W grę wchodzi tez modyfikacja kodu poniżej jesli to nie byłoby zbyt skomplikowane.

LINK do żródła: geeksforgeeks.org/text-detection-and-extraction-using-opencv-and-ocr/

# Import required packages

import cv2

import pytesseract

 

# Mention the installed location of Tesseract-OCR in your system

pytesseract.pytesseract.tesseract_cmd = '/bin/tesseract'  # In case using colab after installing above modules

 

# Read image from which text needs to be extracted

img = cv2.imread("sample.jpg")

 

# Preprocessing the image starts

 

# Convert the image to gray scale

gray = cv2.cvtColor(img, cv2.COLOR_BGR2GRAY)

 

# Performing OTSU threshold

ret, thresh1 = cv2.threshold(gray, 0, 255, cv2.THRESH_OTSU | cv2.THRESH_BINARY_INV)

 

# Specify structure shape and kernel size.
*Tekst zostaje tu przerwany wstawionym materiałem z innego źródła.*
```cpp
struct OptEntry { const char* name; int value; int def; const char* what; };
static OptEntry g_opts[] = {
  {"conv_f8", 1, 1, "residual terms of the wide split-precision 3x3 convs on fp8 MFMAs (read when a model is built)"},
  {"gemm_f8", 1, 1, "the same for Linear / 1x1 layers with K >= gemm_f8_min_k (read when a model is built)"},
  {"gemm_f8_min_k", 1024, 1024, "smallest K of a GEMM that takes the 8-wave fp8-residual kernel"},
  {"gemm_p3", 1, 1, "transformer-block Linear layers on the plane-fed GEMM (k_gemm.h): pre-split operand planes from LayerNorm / GroupNorm / attention / GEGLU, LDS-DMA only (the W3 weight copies are built when a model is built)"},
  {"gemm_p3_tile", 0, 0, "row tile of the plane-fed GEMM: 0 by shape, 256 / 128 / 64 forced"},
  {"gemm_p3_attn", 1, 1, "d=64 attention cores write the operand planes of to_out themselves (0: fp32 result + one conversion pass)"},
  {"gemm_p3_persist", 1, 1, "plane-fed GEMM: persistent blocks that prefetch the next tile's first chunk underneath the epilogue (0: one block per tile, n > 1: a grid of n blocks - tests)"},
  {"gemm_p3_ablate", 0, 0, "bench only: 1 no MFMAs, 2 no DMAs behind the prologue, 4 no epilogue (sdm_bench_gemm_p3)"},
  {"conv_up_phase", 1, 1, "up-sampling 3x3 convs (Upsample2D) as four 2x2-tap phase convs on the plane-fed GEMM (k_gemm.h, UP): 0 off (the 3x3 kernels on the up-sampled image), 1 the launches with at least two 256-row tiles per CU (up_phase_wins: measured), 2 every eligible launch (tests).  0 / non-0 is read when a model is built: the phase matrices are a derived weight layout"},
  {"conv_epi", 4, 4, "F8 kernels' epilogue: 4 register-direct stores + residual as accumulator init, 3 residual init only, 0 LDS-staged"},
  {"conv_xtile", 1, 1, "F8 3x3: cross-tile prefetch by the producer waves"},
  {"conv_f8_tpb", 0, 0, "F8: tiles per block (0 = by queue depth)"},
  {"conv_dma", 1, 1, "3x3 stride-1 256x128 tile: weights by LDS-DMA"},
  {"conv_dma_all", 0, 0, "keep a stage-ordered weight copy for every wide 3x3 layer, not only the split-precision ones (read when a model is built)"},
  {"conv_pc", -1, -1, "producer / consumer form of the split-precision DMA kernel: -1 by channel count, 0 off, 1 on"},
  {"conv_pc_min_cin", 256, 256, "conv_pc = -1: smallest Cin that takes the producer / consumer form"},
  {"conv_db", 0, 0, "512x128 double-buffered tile where the queue is deep"},
  {"trimap_skip", 1, 1, "VAE encoder, trimap images: output tiles inside a constant region of the trimap are not multiplied (k_misc.h cmask_*; exact). 0 = every tile"},
  {"conv_band_rows", 0, 0, "tile rows per XCD band of the convs that leave constant tiles out (0 = by image height)"},
  {"trimap_skip_min_rows", 512, 512, "smallest output height at which constant tiles are left out (measured at 1024^2: the 1024- and 512-row levels gain 3.7 + 1.6 ms, the 256-row level loses 0.7: too few of its 32 x 128-pixel tiles lie inside one region)"},
  {"conv_splitk", -1, -1, "split-K of the register-staged conv / GEMM kernels: -1 by shape (few tiles, long K), 0 off, n >= 2 forced where the shape allows"},
  {"force_cfg0", 0, 0, "always the 256x128 tile for 3x3 stride 1 (tests: fused GroupNorm at tiny sizes)"},
  {"no_gn_fuse", 0, 0, "never fuse the GroupNorm apply into the consuming conv"},
  {"split_lds_pad", 0, 0, "extra dynamic LDS of the register-staged split kernels (forces one block per CU)"},
// ... 237 lines not shown

template <int MT, int EPI, int UP = 0>
static void launch_gemm_p3_t(GemmP3Params p, void* stream) {
  constexpr int BM = 64 * MT, NS = 2, SMEM = NS * (BM * 96 + 128 * 128);
  const long rows = p.rows_per_img ? (long)p.rows_per_img : p.M;
  p.tiles_per_img = (int)((rows + BM - 1) / BM);
  p.tiles_m = p.tiles_per_img * (p.rows_per_img ? (int)(p.M / p.rows_per_img) : 1);
  p.tiles_n = sdm_cdiv(p.N, 128) * (UP ? 4 : 1);
  unsigned grid;
  if (p.tiles_m >= 8) { p.xcd_chunk = (p.tiles_m + 7) / 8; grid = (unsigned)(8L * p.xcd_chunk * p.tiles_n); }
  else { p.xcd_chunk = 0; grid = (unsigned)(p.tiles_m * p.tiles_n); }
  if (const int pp = opt("gemm_p3_persist")) {
    const unsigned slots = pp > 1 ? (unsigned)pp : ((unsigned)(device_cus() * ((SMEM <= 80 * 1024) ? 2 : 1)) & ~7u);
    if (slots >= 1 && grid > slots) grid = slots;
  }
  auto k = gemm_p3_kernel<MT, 2, EPI, NS, UP>;
  SDM_SET_SMEM(k, SMEM);
#ifndef SDM_EMU
  if (opt("gemm_p3_ablate") & 256) {
    int nb = -1;
    (void)hipOccupancyMaxActiveBlocksPerMultiprocessor(&nb, k, 256, (size_t)SMEM);
    fprintf(stderr, "[gemm_p3] tile %d stages %d epi %d: %d bytes of LDS, %d blocks per CU, grid %u\n", BM, NS, EPI, SMEM, nb, grid);
  }
#endif
  SDM_LAUNCH(k, dim3(grid, 1, 1), dim3(256), (size_t)SMEM, stream, p);
}
template <int EPI>
static void launch_gemm_p3_e(const GemmP3Params& p, int bm, void* stream) {
  if (bm == 256) launch_gemm_p3_t<4, EPI>(p, stream);
  else if (bm == 128) launch_gemm_p3_t<2, EPI>(p, stream);
// ... 7 lines not shown
  const int cus = device_cus();
  for (int bm : {256, 128}) if (imgs * ((rows + bm - 1) / bm) * tn >= cus) return bm;
  return 64;
}
static void launch_gemm_p3(const GemmP3Params& p, int epi, void* stream) {
  const int bm = gemm_p3_pick_bm(p.M, p.N, p.rows_per_img);
  switch (epi) {
    case 0: launch_gemm_p3_e<0>(p, bm, stream); break;
    case 1: launch_gemm_p3_e<1>(p, bm, stream); break;
    case 2: launch_gemm_p3_e<2>(p, bm, stream); break;
    case 3: launch_gemm_p3_e<3>(p, bm, stream); break;
    default: launch_gemm_p3_e<4>(p, bm, stream); break;
  }
}

static void launch_gemm_p3_up(const GemmP3Params& p, int epi, int bm, void* stream) {
  if (epi == 4) {
    if (bm == 256) launch_gemm_p3_t<4, 4, 1>(p, stream); else if (bm == 128) launch_gemm_p3_t<2, 4, 1>(p, stream); else launch_gemm_p3_t<1, 4, 1>(p, stream);
  } else {
    if (bm == 256) launch_gemm_p3_t<4, 0, 1>(p, stream); else if (bm == 128) launch_gemm_p3_t<2, 0, 1>(p, stream); else launch_gemm_p3_t<1, 0, 1>(p, stream);
  }
}

static int launch_conv(int ntaps, int stride, int cfg, const ConvParams& p, void* stream) {
  if (ntaps == 9 && stride == 1) {
    switch (cfg) {
      case 0:
        if (p.w_dma) { launch_conv_dma(p, stream); return 0; }
        launch_conv_t<9, 1, 8, 32, 128, 16, 2, 2, 0, 1>(p, stream); return 0;
      case 1: launch_conv_t<9, 1, 4, 32, 64, 32, 4, 1>(p, stream); return 0;
      case 2: launch_conv_t<9, 1, 8, 8, 64, 16, 2, 1>(p, stream); return 0;
// ... 92 lines not shown
  return L;
}

static bool layer_takes_dma3x3(const ConvL& L) { return L.ntaps == 9 && L.Cout_pad >= 128 && !L.geglu; }
static bool layer_takes_gemm_f8(const ConvL& L) {
  return L.ntaps == 1 && L.split && L.Cout_pad >= 128 && L.Cin_pad % 32 == 0 && conv_f8_enabled() && gemm_f8_enabled();
}
static bool layer_takes_w3(const ConvL& L) { return L.ntaps == 1 && L.split && L.Cin_pad % 32 == 0 && L.Cin_pad >= 32; }
static bool layer_takes_up_phase(const ConvL& L) {
  return L.ntaps == 9 && L.split && !L.geglu && L.Cin_pad % 32 == 0 && L.Cin_pad >= 32 && conv_f8_enabled() && opt("conv_up_phase") != 0;
}
static bool up_phase_wins(int N, int H, int W, int Cout_pad) {
  if (opt("conv_up_phase") >= 2) return true;
  const long tiles = (long)N * sdm_cdiv((H + 2) * (W + 2), 256) * 4 * sdm_cdiv(Cout_pad, 128);
  return tiles >= 2L * device_cus();
}
static void layer_choose_layouts(ConvL& L, bool want_dma3x3, bool want_gemm_f8, bool want_w3, bool want_up_phase = false) {
  if (want_up_phase && layer_takes_up_phase(L)) L.wup_bytes = (size_t)16 * L.Cin_pad * L.Cout_pad * 4;
  if (want_dma3x3 && layer_takes_dma3x3(L)) {
    L.wdma_bytes = L.w_bytes() * (L.split ? 2 : 1);
    L.f8 = (L.split && L.Cin_pad % 32 == 0 && conv_f8_enabled()) ? 1 : 0;
  }
  if (want_gemm_f8 && layer_takes_gemm_f8(L)) { L.wdma_bytes = L.w_bytes() * 2; L.f8 = 1; }
  if (want_w3 && layer_takes_w3(L)) L.w3_bytes = L.w_bytes() * 2;
}
struct NormL {
  int C = 0;
  size_t g_off = 0, b_off = 0;
  float* g = nullptr;
  float* b = nullptr;
// ... 529 lines not shown
  return p3_rows_pad(rows) * (size_t)L.Cin_pad * 2 < SDM_BUF_INVALID && tile_out < SDM_BUF_INVALID && rows < ((size_t)1 << 31);
}
static int op_conv_up_phase(sdm_ctx* e, const ConvL& L, const ConvArgs& a) {
  const T& in = *a.in0;
  T* out = a.out;
  T xp = talloc(e, in.N, in.H + 2, in.W + 2, in.C, kFmtP3);
  GemmP3Params p;
  memset(&p, 0, sizeof(p));
  p.M = xp.rows(); p.K = L.Cin_pad; p.rows_per_img = (in.H + 2) * (in.W + 2);
  p.up_H = in.H; p.up_W = in.W;
  p.a_hi = (const half_t*)xp.p; p.a_xl = (const unsigned char*)xp.p + p3_rows_pad((size_t)p.M) * p.K * 2;
  p.w = L.wup; p.N = L.Cout_pad; p.bias = L.b;
  p.out = out->p; p.ldo = out->C; p.n_valid = a.cout_valid >= 0 ? a.cout_valid : std::min(L.Cout_pad, out->C);
  p.sa = 127 - 11; p.sb = 127 - L.up_exp;
  const int bm = gemm_p3_pick_bm(p.M, p.N, p.rows_per_img, 4);
  const int epi = out->want_stats ? 4 : 0;
  if (epi == 4) {
    out->srows = sdm_cdiv(p.rows_per_img, bm) * 8;
    T sb = talloc(e, 1, 1, 1, (int)((size_t)in.N * out->srows * out->C * 2), 1);
    out->soff = sb.off; out->sbytes = sb.bytes; out->stats = (float*)sb.p;
    p.stats = out->stats;
  }
  if (e->dry) { tfree(e, xp); return 0; }
  char d[256];
  d[0] = 0;
  if (e->prof_on) snprintf(d, sizeof(d), "%s N=%d H=%d W=%d C=%d bordered grid", L.name.c_str(), in.N, in.H, in.W, in.C);
  prof_begin(e, "to_p3", 0, (double)in.rows() * in.C * 4 + (double)xp.rows() * in.C * 3, d);
  const long units = ((xp.rows() + 31) / 32) * (in.C / 32);
  SDM_LAUNCH(to_p3_pad_kernel, dim3((unsigned)std::min<long>((units + 3) / 4, 1 << 20)), dim3(256), 0, e->stream, (const float*)in.p, (unsigned char*)xp.p, xp.rows(), in.C,
             in.H, in.W);
  prof_end(e);
  const double flops = 2.0 * (double)out->rows() * L.O * L.I * 4;
  const double bytes = (double)xp.rows() * p.K * 3 + (double)out->rows() * p.n_valid * 4 + (double)16 * p.K * p.N * 4;
  if (e->prof_on) {
    snprintf(d, sizeof(d), "%s N=%d Hout=%d Wout=%d Cin=%d Cout=%d up=1 phases epi=%d bm=%d", L.name.c_str(), in.N, out->H, out->W, L.Cin_pad, L.O, epi, bm);
    prof_begin(e, "conv_up_phase", flops, bytes, d);
  } else {
    prof_begin(e, "conv", flops, bytes);
  }
  count_kernel("conv_up_phase");
  launch_gemm_p3_up(p, epi, bm, e->stream);
#ifndef SDM_EMU
  { const hipError_t le = hipGetLastError(); if (le != hipSuccess) SDM_FAIL(e, SDM_ERR_HIP, "conv %s: launch failed: %s", L.name.c_str(), hipGetErrorString(le)); }
#endif
  prof_end(e);
  tfree(e, xp);
  return 0;
}

static int op_conv(sdm_ctx* e, const ConvL& L, const ConvArgs& a) {
  if (conv_up_phase_ok(L, a)) return op_conv_up_phase(e, L, a);
  ConvParams p;
  memset(&p, 0, sizeof(p));
  conv_shape_params(p, L, *a.in0, a.in1, *a.out, a.stride);
  p.in0 = a.in0->p;
  if (a.in1) p.in1 = a.in1->p;
// ... 2367 lines not shown
```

# Kernel size increases or decreases the area

# of the rectangle to be detected.

# A smaller value like (10, 10) will detect

# each word instead of a sentence.

rect_kernel = cv2.getStructuringElement(cv2.MORPH_RECT, (18, 18))

 

# Applying dilation on the threshold image

dilation = cv2.dilate(thresh1, rect_kernel, iterations = 1)

 

# Finding contours

contours, hierarchy = cv2.findContours(dilation, cv2.RETR_EXTERNAL,

                                                 cv2.CHAIN_APPROX_NONE)

 

# Creating a copy of image

im2 = img.copy()

 

# A text file is created and flushed

file = open("recognized.txt", "w+")

file.write("")

file.close()

 

# Looping through the identified contours

# Then rectangular part is cropped and passed on

# to pytesseract for extracting text from it

# Extracted text is then written into the text file

for cnt in contours:

    x, y, w, h = cv2.boundingRect(cnt)

   

    # Drawing a rectangle on copied image

    rect = cv2.rectangle(im2, (x, y), (x + w, y + h), (0, 255, 0), 2)

   

    # Cropping the text block for giving input to OCR

    cropped = im2[y:y + h, x:x + w]

   

    # Open the file in append mode

    file = open("recognized.txt", "a")

   

    # Apply OCR on the cropped image

    text = pytesseract.image_to_string(cropped)

   

    # Appending the text into file

    file.write(text)

    file.write("\n")

   

    # Close the file

    file.close()